Task directions:
Scan the entries for the word "phase" and report how many lines contain it, as a number with no other words.

▬▬▬▬▬▬▬▬▬▬

template <int ABL = 0>
__global__ __launch_bounds__(256, 2) void conv2x2_split_up16_kernel(GemmArgs g) {
    constexpr int NI = 8, TAPS = 4;
    extern __shared__ __attribute__((aligned(16))) char lds_raw[];
    const unsigned lds_base = (unsigned)(size_t)(__attribute__((address_space(3))) char*)lds_raw;
    const int tid = threadIdx.x, lane = tid & 63;
    const int wave = __builtin_amdgcn_readfirstlane(tid >> 6);
    const int fx = lane & 15, fk = lane >> 4;
    int tile_m, tile_v;
    r_xcd_tile(tile_m, tile_v, g.tile_panel);
    const int NT = g.N / 128;
    const int phase = tile_v / NT, pa = phase >> 1, pb = phase & 1;
    const int n0 = (tile_v - phase * NT) * 128;
    const int Hin = g.H >> 1, Win = g.W >> 1;
    int img, trem, ty0, tx0, tiles_x, tiles_y;
    ring_tile(tile_m, Hin, Win, img, trem, ty0, tx0, tiles_x, tiles_y);
    const int NC = g.Cin / 32;

    const ring_rsrc_t img_rsrc = ring_image_rsrc(g.A, img, Hin, Win, g.Cin);
    unsigned poff[3];
    ring_piece_offsets(poff, wave, lane, ty0, tx0, Hin, Win, Win, 0, g.Cin);
    u32x4 pst[R_PPW];
    unsigned piece_base = ring_piece_base(lds_base, wave, lane);

    const char* bfrag = reinterpret_cast<const char*>(reinterpret_cast<const half_t*>(g.Bw_up16) +
                                                      ((size_t)phase * (g.N / 32) + n0 / 32 + wave) * ((size_t)NC * TAPS * 2048));
    unsigned lane16 = lane * 16;

    f32x4 accm[NI][2], accx[NI][2];
#pragma unroll
    for (int i = 0; i < NI; ++i)
#pragma unroll
        for (int j = 0; j < 2; ++j)
#pragma unroll
            for (int r = 0; r < 4; ++r) { accm[i][j][r] = 0.0f; accx[i][j][r] = 0.0f; }
    const unsigned abase = ring_frag_base(lds_base, fx + pa * R_PITCH + pb, fk);
    half8 ah[4], al[4];
    half8 wh[2][2], wl[2][2];

#pragma unroll
    for (int u = 0; u < R_PPW; ++u) ring_load_piece(pst[u], poff, img_rsrc, 0, u, g.Cin);
    asm volatile("s_waitcnt vmcnt(0)" : "+v"(pst[0]), "+v"(pst[1]), "+v"(pst[2]), "+v"(pst[3]), "+v"(pst[4]), "+v"(pst[5]));
#pragma unroll
    for (int u = 0; u < R_PPW; ++u) ring_store_piece(piece_base, pst[u], 0, u);
    ring_load_b4(wh[0], wl[0], lane16, bfrag, 0);
    asm volatile("s_waitcnt vmcnt(0) lgkmcnt(0)" ::: "memory");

▬▬▬▬▬▬▬▬▬▬

Result of this task:
3